Information shown ::
int emcid_score_rows_f32(const float* a, int64_t lda, const float* b, int64_t ldb, const float* t, int64_t ldt, const float* gamma,
                         const float* beta, float eps, int64_t rows, int64_t cols, double* out, void* stream);
int emcid_score_chains_f64(const double* node, int64_t U, const int32_t* anc, int64_t ld_anc, const int32_t* depth,
                           const int64_t* end_node, int64_t B, double* out, void* stream);
int emcid_score_chains_pair_f64(const double* node1, int64_t U1, const int32_t* anc1, int64_t ld_anc1, const int32_t* depth1,
                                const int64_t* end1, const double* node2, int64_t U2, const int32_t* anc2, int64_t ld_anc2,
                                const int32_t* depth2, const int64_t* end2, int64_t B, double* out, void* stream);
int emcid_score_chains_pair_grid_f64(const double* node1, int64_t G1, int64_t U1, const int32_t* anc1, int64_t ld_anc1,
                                     const int32_t* depth1, const int64_t* end1, const double* node2, int64_t G2, int64_t U2,
                                     const int32_t* anc2, int64_t ld_anc2, const int32_t* depth2, const int64_t* end2, int64_t B,
                                     const int32_t* combo, int64_t C, double* out, void* stream);
int emcid_score_pooled_f32(const float* a, int64_t lda, const float* b, int64_t ldb, const float* gamma, const float* beta, float eps,
                           const float* P, int64_t ldp, int64_t rows, int64_t cols, int64_t proj, double* out, void* stream);

int64_t emcid_edit_lu_workspace_bytes(int64_t N, int64_t d, int64_t h);
int emcid_edit_layer_lu_f64(const float* K, const float* Zc, const float* zs_t, const float* C,
                            int64_t N, int64_t d, int64_t h, double lam, double edit_weight, int layers_left,
                            const float* W0, float* W, double* adjk_out, double* Rt_out, float* dW_out,
                            void* workspace, int64_t workspace_bytes, int* info_dev, void* stream);
int emcid_lu_solve_f64(double* A, int64_t lda, int64_t n, double* B, int64_t ldb, int64_t nrhs, int* piv_dev,
                       int* info_dev, void* stream);

int emcid_edit_dual_cols_stage1_f64(const float* K, const float* Zc, const float* zs_t, int64_t N, int64_t d, int64_t h,
                                    double edit_weight, int layers_left, double lam_ratio, const void* cov_factor_ws, int64_t n_layers,
                                    int64_t layer_index, const int* tiles_host, int n_tiles, void* workspace,
                                    int64_t workspace_bytes, void* stream);
double* emcid_edit_dual_s(void* workspace, int64_t N, int64_t d, int64_t h);
double* emcid_edit_dual_u(void* workspace, int64_t N, int64_t d, int64_t h);
int emcid_edit_dual_cols_stage2_f64(int64_t N, int64_t d, int64_t h, const void* cov_factor_ws, int64_t n_layers,
                                    int64_t layer_index, const int* tiles_host, int n_tiles, void* workspace,
                                    int64_t workspace_bytes, int* info_dev, void* stream);
int emcid_apply_update2d_f32(const double* U, int64_t ldu, const float* W0, float* W, float* dW, int64_t h, int64_t d,
                             void* stream);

What to do :: In the listing above, locate the line containing "int emcid_score_chains_f64(const double*" and the line containing "int emcid_score_chains_pair_f64(const double*". Transcribe those two lines and everything between them, exactly as written.

Solution to this exercise ::
int emcid_score_chains_f64(const double* node, int64_t U, const int32_t* anc, int64_t ld_anc, const int32_t* depth,
                           const int64_t* end_node, int64_t B, double* out, void* stream);
int emcid_score_chains_pair_f64(const double* node1, int64_t U1, const int32_t* anc1, int64_t ld_anc1, const int32_t* depth1,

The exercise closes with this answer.